Instructions for the task: Copy each line of the entries that contains the word "shown".

——

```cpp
extern "C" int rgnn_embed3(const float* x, int64_t ldx, int32_t k0, const float* W1, int64_t ldw1, const float* b1, int32_t n1,
                           const void* W2_planes_f16, const float* b2, int32_t n2, const void* W3_planes_f16, const float* b3,
                           int32_t n3, int32_t relu3, int64_t m, float* out, int64_t ldo, float* out_absmax, rgnn_stream_t stream) {
  RGNN_CHECK_ARG(m >= 0, "negative m");
  if (m == 0) return RGNN_OK;
  RGNN_CHECK_ARG(rgnn_embed3_supported(k0, n1, n2, n3), "rgnn_embed3 takes <= 8 inputs and layers of 32, 64 and 128 columns");
  RGNN_CHECK_ARG(x && W1 && W2_planes_f16 && W3_planes_f16 && out, "null pointers");
  constexpr int N1 = 32, N2 = 64, N3 = 128;
  const size_t lds = (size_t)(N1 * 9 + N2 + N3) * 4 + (size_t)(N1 / 16 * 2 * N2 * 16 + N2 / 16 * 2 * N3 * 16) * 2 + (size_t)8 * 32 * (N2 + 4) * 4;
  static RgnnOncePerDevice attr_once;
  if (attr_once.first()) {
    hipFuncSetAttribute((const void*)k_embed3<N1, N2, N3>, hipFuncAttributeMaxDynamicSharedMemorySize, (int)lds);
  }
  const int64_t tiles = (m + EM_ROWS - 1) / EM_ROWS;
  const unsigned grid = (unsigned)(tiles < 256 ? tiles : 256);
  hipLaunchKernelGGL((k_embed3<N1, N2, N3>), dim3(grid), dim3(EM_THREADS), lds, (hipStream_t)stream, x, ldx, k0, W1, ldw1, b1,
                     (const _Float16*)W2_planes_f16, b2, (const _Float16*)W3_planes_f16, b3, relu3, m, out, ldo, out_absmax);
  RGNN_CHECK_LAUNCH();
  return RGNN_OK;
}
```

### radargnn_amd/csrc/mpnn_tiles.hip

```cpp
#include "common.h"
#include <stdlib.h>
#include <type_traits>

namespace {

constexpr int MT_THREADS = 256;
constexpr int MT_WAVES = MT_THREADS / 64;
constexpr int MT_QUEUE_INTS = 8 * 16;

typedef float mt_f32x16 __attribute__((ext_vector_type(16)));
typedef __bf16 mt_bf16x8 __attribute__((ext_vector_type(8)));
typedef unsigned int mt_u32x4 __attribute__((ext_vector_type(4)));

__global__ __launch_bounds__(256) void k_tiles_zero_empty(const int32_t* __restrict__ rowptr, const int32_t* __restrict__ order,
                                                         int64_t n, int d, float* __restrict__ out, int64_t ldo) {
  const int lane = threadIdx.x & 63;
  const int64_t p = (int64_t)blockIdx.x * MT_WAVES + (threadIdx.x >> 6);
  if (p >= n || rowptr[p + 1] != rowptr[p]) return;
  const int64_t node = order ? order[p] : p;
  for (int c = lane; c < d; c += 64) out[node * ldo + c] = 0.f;
}

__device__ __forceinline__ void mt_split3(float x, unsigned& t1, unsigned& t2, unsigned& t3) {
  t1 = __float_as_uint(x) & 0xffff0000u;
// ... 275 lines not shown
            }
          }
        }
      }
    };
    float amax_full = 0.f;
    for (int ct = 0; ct < p.n_ct; ct++) {
      const bool partial = AMAX && (ct + 1) * 32 > p.d;
      if (partial) { amax_full = amax; amax = 0.f; }
      if ((gp + ct) & 1) tile_pass(ct, std::integral_constant<int, 1>());
      else tile_pass(ct, std::integral_constant<int, 0>());
      if (partial) amax = fmaxf(amax_full, (ct * 32 + col < p.d) ? amax : 0.f);
    }
    if (p.n_ct < 2) {
      asm volatile("s_waitcnt vmcnt(0)" ::: "memory");
      __syncthreads();
    }
    gp = (gp + p.n_ct) & 1;
    win = nxt; up ^= 1; staged = staged_next;
  }
  if (AMAX) {
#pragma unroll
    for (int o = 32; o > 0; o >>= 1) amax = fmaxf(amax, __shfl_xor(amax, o, 64));
    if (lane == 0)
      atomicMax((unsigned int*)p.out_absmax + ((blockIdx.x * 4 + wave) & (RGNN_BOUND_SLOTS - 1)), __float_as_uint(amax));
  }
}

constexpr int WN_BIG = 64;

constexpr int WN_SEG = 512;
struct WinPlanLayout {
  int n_win, n_seg;
  int64_t off_assign, off_segcnt, off_segbase, off_wend, off_pdeg, off_wstart, off_left, off_leftcnt, off_queue, off_misc, off_tgt, off_eid, off_lrow, off_urow,
      off_wplanes, total_ints;
};
WinPlanLayout win_layout(int64_t n, int64_t n_edges) {
  WinPlanLayout L;
  L.n_seg = (int)((n + WN_SEG - 1) / WN_SEG);
  L.n_win = (int)((n_edges + 3 * n) / 256 + L.n_seg + 2);
  int64_t o = 16;
  auto take = [&](int64_t ints) { const int64_t at = o; o = (o + ints + 15) / 16 * 16; return at; };
  L.off_assign = take(n + 1); L.off_segcnt = take(L.n_seg + 1); L.off_segbase = take(L.n_seg + 2);
  L.off_wend = take(L.n_win + 1);
  L.off_pdeg = take(n + 1); L.off_wstart = take(L.n_win + 1); L.off_left = take(n + 1); L.off_leftcnt = take(4);
  L.off_queue = take(MT_QUEUE_INTS); L.off_misc = take(16 * (int64_t)L.n_win);
  L.off_tgt = take(8 * WN_GPS * (int64_t)L.n_win); L.off_eid = take(512 * (int64_t)L.n_win); L.off_lrow = take(128 * (int64_t)L.n_win);
  L.off_urow = take(WN_UMAX * (int64_t)L.n_win); L.off_wplanes = take(16 * 64 * 32);
  L.total_ints = o;
  return L;
}

__global__ __launch_bounds__(256) void k_win_pdeg(const int32_t* __restrict__ rowptr, int64_t n, int32_t* __restrict__ pdeg,
                                                 int32_t* __restrict__ left, int32_t* __restrict__ leftcnt, int32_t* __restrict__ queue) {
  const int64_t p = (int64_t)blockIdx.x * blockDim.x + threadIdx.x;
  if (p < MT_QUEUE_INTS) queue[p] = 0;
  if (p > n) return;
  if (p == n) { pdeg[p] = 0; return; }
  const int d = rowptr[p + 1] - rowptr[p];
  const int pd = (d + WN_PAD - 1) & ~(WN_PAD - 1);
  if (pd > WN_BIG) left[atomicAdd(leftcnt, 1)] = (int32_t)p;
  pdeg[p] = (pd > WN_BIG) ? 0 : pd;
}
__global__ __launch_bounds__(64) void k_win_greedy(const int32_t* __restrict__ pdeg, int64_t n, int32_t* __restrict__ assign,
                                                  int32_t* __restrict__ segcnt) {
  __shared__ int spd[WN_SEG];
  __shared__ int sas[WN_SEG];
  const int seg = blockIdx.x, lane = threadIdx.x;
  const int64_t p0 = (int64_t)seg * WN_SEG;
  const int cnt = (int)min((int64_t)WN_SEG, n - p0);
  for (int i = lane; i < cnt; i += 64) spd[i] = pdeg[p0 + i];
  __syncthreads();
  {
    int fill = 0;
    int win = 0, any = 0;
    for (int ib = 0; ib < cnt; ib += 64) {
      const int mine_pd = (ib + lane < cnt) ? spd[ib + lane] : 0;
      int mine_as = -1;
      const int nb = min(64, cnt - ib);
      for (int j = 0; j < nb; j++) {
        const int pd = __builtin_amdgcn_readlane(mine_pd, j);
        if (pd == 0) continue;
        const unsigned long long fits = __ballot(lane < 8 && fill + pd <= 64);
        int b = 0;
        if (fits == 0) { win++; fill = 0; }
        else b = __builtin_ctzll(fits);
        const int off = __builtin_amdgcn_readlane(fill, b);
        if (lane == b) fill += pd;
        any = 1;
        if (lane == j) mine_as = (win << 16) | (b * 64 + off);
      }
      if (ib + lane < cnt) sas[ib + lane] = mine_as;
    }
    if (lane == 0) segcnt[seg] = any ? win + 1 : 0;
  }
  __syncthreads();
  for (int i = lane; i < cnt; i += 64) assign[p0 + i] = sas[i];
}
__global__ __launch_bounds__(1024) void k_win_segbase(const int32_t* __restrict__ segcnt, int n_seg, int32_t* __restrict__ segbase) {
  __shared__ int part[1024];
  const int t = threadIdx.x;
  const int per = (n_seg + 1023) / 1024;
  int sum = 0;
  for (int i = t * per; i < min(n_seg, (t + 1) * per); i++) sum += segcnt[i];
  part[t] = sum;
  __syncthreads();
  for (int o = 1; o < 1024; o <<= 1) {
    const int v = t >= o ? part[t - o] : 0;
    __syncthreads();
// ... 171 lines not shown
            for (int j = 0; j < 2; j++) v[u][j] = ok[j] ? Q[r + 64 * j] : 0.f;
          }
#pragma unroll
          for (int u = 0; u < 8; u++) {
            float z[8];
#pragma unroll
            for (int k = 0; k < 8; k++) z[k] = __builtin_bit_cast(float, __builtin_amdgcn_readlane(__builtin_bit_cast(int, my_z[k]), jj[u]));
#pragma unroll
            for (int j = 0; j < 2; j++) {
#pragma unroll
              for (int k = 0; k < 8; k++) v[u][j] = __builtin_fmaf(w[j][k], z[k], v[u][j]);
              m[j] = fmaxf(m[j], v[u][j]);
            }
          }
        }
      }
#pragma unroll
      for (int j = 0; j < 2; j++) {
        if (!ok[j]) continue;
        const int c = cw + 64 * j + lane;
        const float o = m[j] + (p_bias ? p_bias[c] : 0.f);
        out[node * ldo + c] = o;
        amax = fmaxf(amax, fabsf(o));
      }
    }
  }
  if (out_absmax != nullptr) {
#pragma unroll
    for (int o = 32; o > 0; o >>= 1) amax = fmaxf(amax, __shfl_xor(amax, o, 64));
    if (lane == 0 && amax > 0.f)
      atomicMax((unsigned int*)out_absmax + ((blockIdx.x * 4 + wv) & (RGNN_BOUND_SLOTS - 1)), __float_as_uint(amax));
  }
}

}

extern "C" int64_t rgnn_mpnn_win_plan_ints(int64_t n, int64_t n_edges) { return win_layout(n, n_edges).total_ints; }
extern "C" void rgnn_mpnn_win_plan_counters(int64_t n, int64_t n_edges, int64_t* leftover_word, int64_t* windows_word) {
  const WinPlanLayout L = win_layout(n, n_edges);
  *leftover_word = L.off_leftcnt;
  *windows_word = L.off_segbase + L.n_seg;
}

extern "C" int rgnn_mpnn_win_plan(const int32_t* rowptr_t, const int32_t* src_sorted, const int32_t* node_order, int64_t n, int64_t n_edges,
                                  int32_t* plan, rgnn_stream_t stream) {
  RGNN_CHECK_ARG(rowptr_t && plan && n >= 0 && n_edges >= 0, "bad arguments");
  RGNN_CHECK_ARG(n_edges == 0 || src_sorted, "null src_sorted");
  RGNN_CHECK_ARG((((uintptr_t)plan) & 15) == 0, "plan must be 16-byte aligned");
  if (n == 0) return RGNN_OK;
  const WinPlanLayout L = win_layout(n, n_edges);
  hipStream_t s = (hipStream_t)stream;
  hipMemsetAsync(plan + L.off_leftcnt, 0, 16, s);
  hipLaunchKernelGGL(k_win_pdeg, dim3(rgnn_blocks(n + 1 > MT_QUEUE_INTS ? n + 1 : MT_QUEUE_INTS, 256)), dim3(256), 0, s, rowptr_t, n, plan + L.off_pdeg,
                     plan + L.off_left, plan + L.off_leftcnt, plan + L.off_queue);
  hipMemsetAsync(plan + L.off_wend, 0, 4 * (size_t)(L.n_win + 1), s);
  hipLaunchKernelGGL(k_win_greedy, dim3(L.n_seg), dim3(64), 0, s, (const int32_t*)(plan + L.off_pdeg), n, plan + L.off_assign, plan + L.off_segcnt);
  hipLaunchKernelGGL(k_win_segbase, dim3(1), dim3(1024), 0, s, (const int32_t*)(plan + L.off_segcnt), L.n_seg, plan + L.off_segbase);
  hipLaunchKernelGGL(k_win_starts, dim3(rgnn_blocks(n, 256)), dim3(256), 0, s, (const int32_t*)(plan + L.off_assign),
                     (const int32_t*)(plan + L.off_segbase), n, L.n_seg, L.n_win, plan + L.off_wstart, plan + L.off_wend);
  hipLaunchKernelGGL(k_win_pack, dim3(rgnn_blocks(L.n_win, 4)), dim3(256), 0, s, rowptr_t, src_sorted, node_order,
                     (const int32_t*)(plan + L.off_pdeg), (const int32_t*)(plan + L.off_assign), (const int32_t*)(plan + L.off_segbase),
                     (const int32_t*)(plan + L.off_wstart), (const int32_t*)(plan + L.off_wend), L.n_win, plan + L.off_misc,
                     plan + L.off_tgt, plan + L.off_eid, (uint8_t*)(plan + L.off_lrow),
                     plan + L.off_urow, plan + L.off_left, plan + L.off_leftcnt);
  RGNN_CHECK_LAUNCH();
  return RGNN_OK;
}

extern "C" int64_t rgnn_mpnn_win_wplanes_bytes(int32_t d) { return d < 1 ? -1 : (int64_t)((d + 31) / 32) * WN_BBUF; }

extern "C" int rgnn_mpnn_win_wplanes(const float* We, int64_t ldwe, int32_t de, int32_t d, const float* p_bias, void* planes,
                                     rgnn_stream_t stream) {
  RGNN_CHECK_ARG(planes && d >= 1 && de >= 0 && de <= 8 && (de == 0 || We) && (((uintptr_t)planes) & 15) == 0, "bad arguments");
  const int n_ct = (d + 31) / 32;
  hipLaunchKernelGGL(k_win_wplanes, dim3(rgnn_blocks(n_ct * 32, 256)), dim3(256), 0, (hipStream_t)stream, We, (int)ldwe, de, d, n_ct, p_bias,
                     (mt_u32x4*)planes);
  RGNN_CHECK_LAUNCH();
  return RGNN_OK;
}
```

——

Result of the exercise:
// ... 275 lines not shown
// ... 171 lines not shown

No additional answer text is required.